[Collected data]
--------------------

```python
class XcovMixin:
    def _score_x0(self, b: int, out: torch.Tensor) -> None:
        be, blk, X2 = self.eng.be, self.blocks[b], self.X2[b]
        if X2.dtype in HALF_DTYPES:
            self.half_reads.setdefault(b, set()).add("mttkrp")
            if be.mttkrp(X2, blk.A, blk.B, self.wA[b].view(-1, 1), self.wB[b].view(-1, 1), out.view(-1, 1)) is None:
                raise RuntimeError("mttkrp refused a shape the 16-bit fit was planned for")
        else:
            be.score(X2, blk.A, blk.B, self.wA[b], self.wB[b], None, out)

    def _contract_x0(self, b: int, v: torch.Tensor, out: torch.Tensor) -> None:
        be, X2 = self.eng.be, self.X2[b]
        if X2.dtype in HALF_DTYPES:
            self.half_reads.setdefault(b, set()).add("xcov")
            if be.xcov(X2, v.view(-1, 1), False, out=out.view(1, -1)) is None:
# ... 236 lines not shown
                if a > 0:
                    be.rowdot(self.T[:, :a], g, self.corr, None)
                    corr = self.corr
                if nb == 2:
                    others = self.Ts[1 - b]
                elif nb > 2:
                    others = self.Ts[[x for x in range(nb) if x != b]].sum(dim=0)
                one_read = be.score_contract(self.X2[b], blk.A, blk.B, self.wA[b], self.wB[b], mw, self.Ts[b], self.ps,
                                             sub_own=corr, add_other=others, alpha=1.0 / nb,
                                             csum=self.csum if self.raw else None) is not None
                if one_read:
                    if self.X2[b].dtype in HALF_DTYPES:
                        self.half_reads.setdefault(b, set()).add("score_contract")
                    continue
                self._one_read = False
            self._score_x0(b, self.Ts[b])
            if mw is not None:
                be.axpy_scalar(self.Ts[b], mw)
            if a > 0:
                be.y_deflate(self.Ts[b].view(I, 1), self.T, a, g, self.one)
        single = self.t.data_ptr() == self.Ts.data_ptr()
        if not single:
            be.scores_mean(self.Ts, self.t)
        if one_read:
            comm.allreduce(self.ps)
            if self.raw:
                be.axpy_scalar(self.ps, comm.allreduce(self.csum), self.blocks[fused_b].mean)
            self.Rm[:, a].copy_(self.ps)
        be.rowdot(self.Y, self.q, self.u, None)
        be.gram_tn(self.t, self.t, out=self.dot_log[a, 0:1])
        for b in range(nb):
            if single:
                self.dot_log[a, 1 + b].copy_(self.dot_log[a, 0])
            else:
                be.gram_tn(self.Ts[b], self.t, out=self.dot_log[a, 1 + b: 2 + b])
        self.T[:, a].copy_(self.t)
        self.U[:, a].copy_(self.u)
        self.Q[:, a].copy_(self.q)
        Ta = self.T[:, :k]
        ya = be.gram_tn(self.Y, self.t).reshape(-1)
        b_dev, ya_g = self._inner_regression(a, extra=ya)
        if k < R and not (one_read and nb == 1):
            be.rowdot(Ta, b_dev, self.yhat.view(-1), None)
        ssqy = be.y_deflate(self.Y, self.T, k, b_dev, self.q)
        if k < R:
            c = be.gram_tn(self._G_last, b_dev).reshape(-1)
            for b, blk in enumerate(self.blocks):
                WA, WB = self.eng._kr_operands(blk, R)
                if one_read and b == fused_b:
                    be.rowdot(self.Rm[:, :k], b_dev, self.vs[b], None)
                else:
                    self._contract_x0(b, self.yhat.view(-1), self.vs[b])
                    comm.allreduce(self.vs[b])
                    if self.raw:
                        be.axpy_scalar(self.vs[b], comm.allreduce(be.total(self.yhat.view(-1))), blk.mean)
                be.kr_axpy(self.vs[b], blk.A, blk.B, WA, WB, k, c)
                be.s_downdate(self.S[b], blk.A, blk.B, ya_g, self.wA[b], self.wB[b], self.q, self.vs[b])
            self._s_ready = True
        self.ssq_log[a, nb].copy_(ssqy.reshape(()))
```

--------------------

### The problem
Among the entries above, how many lines hold the string "single"? Give the number by itself.

### Your response
3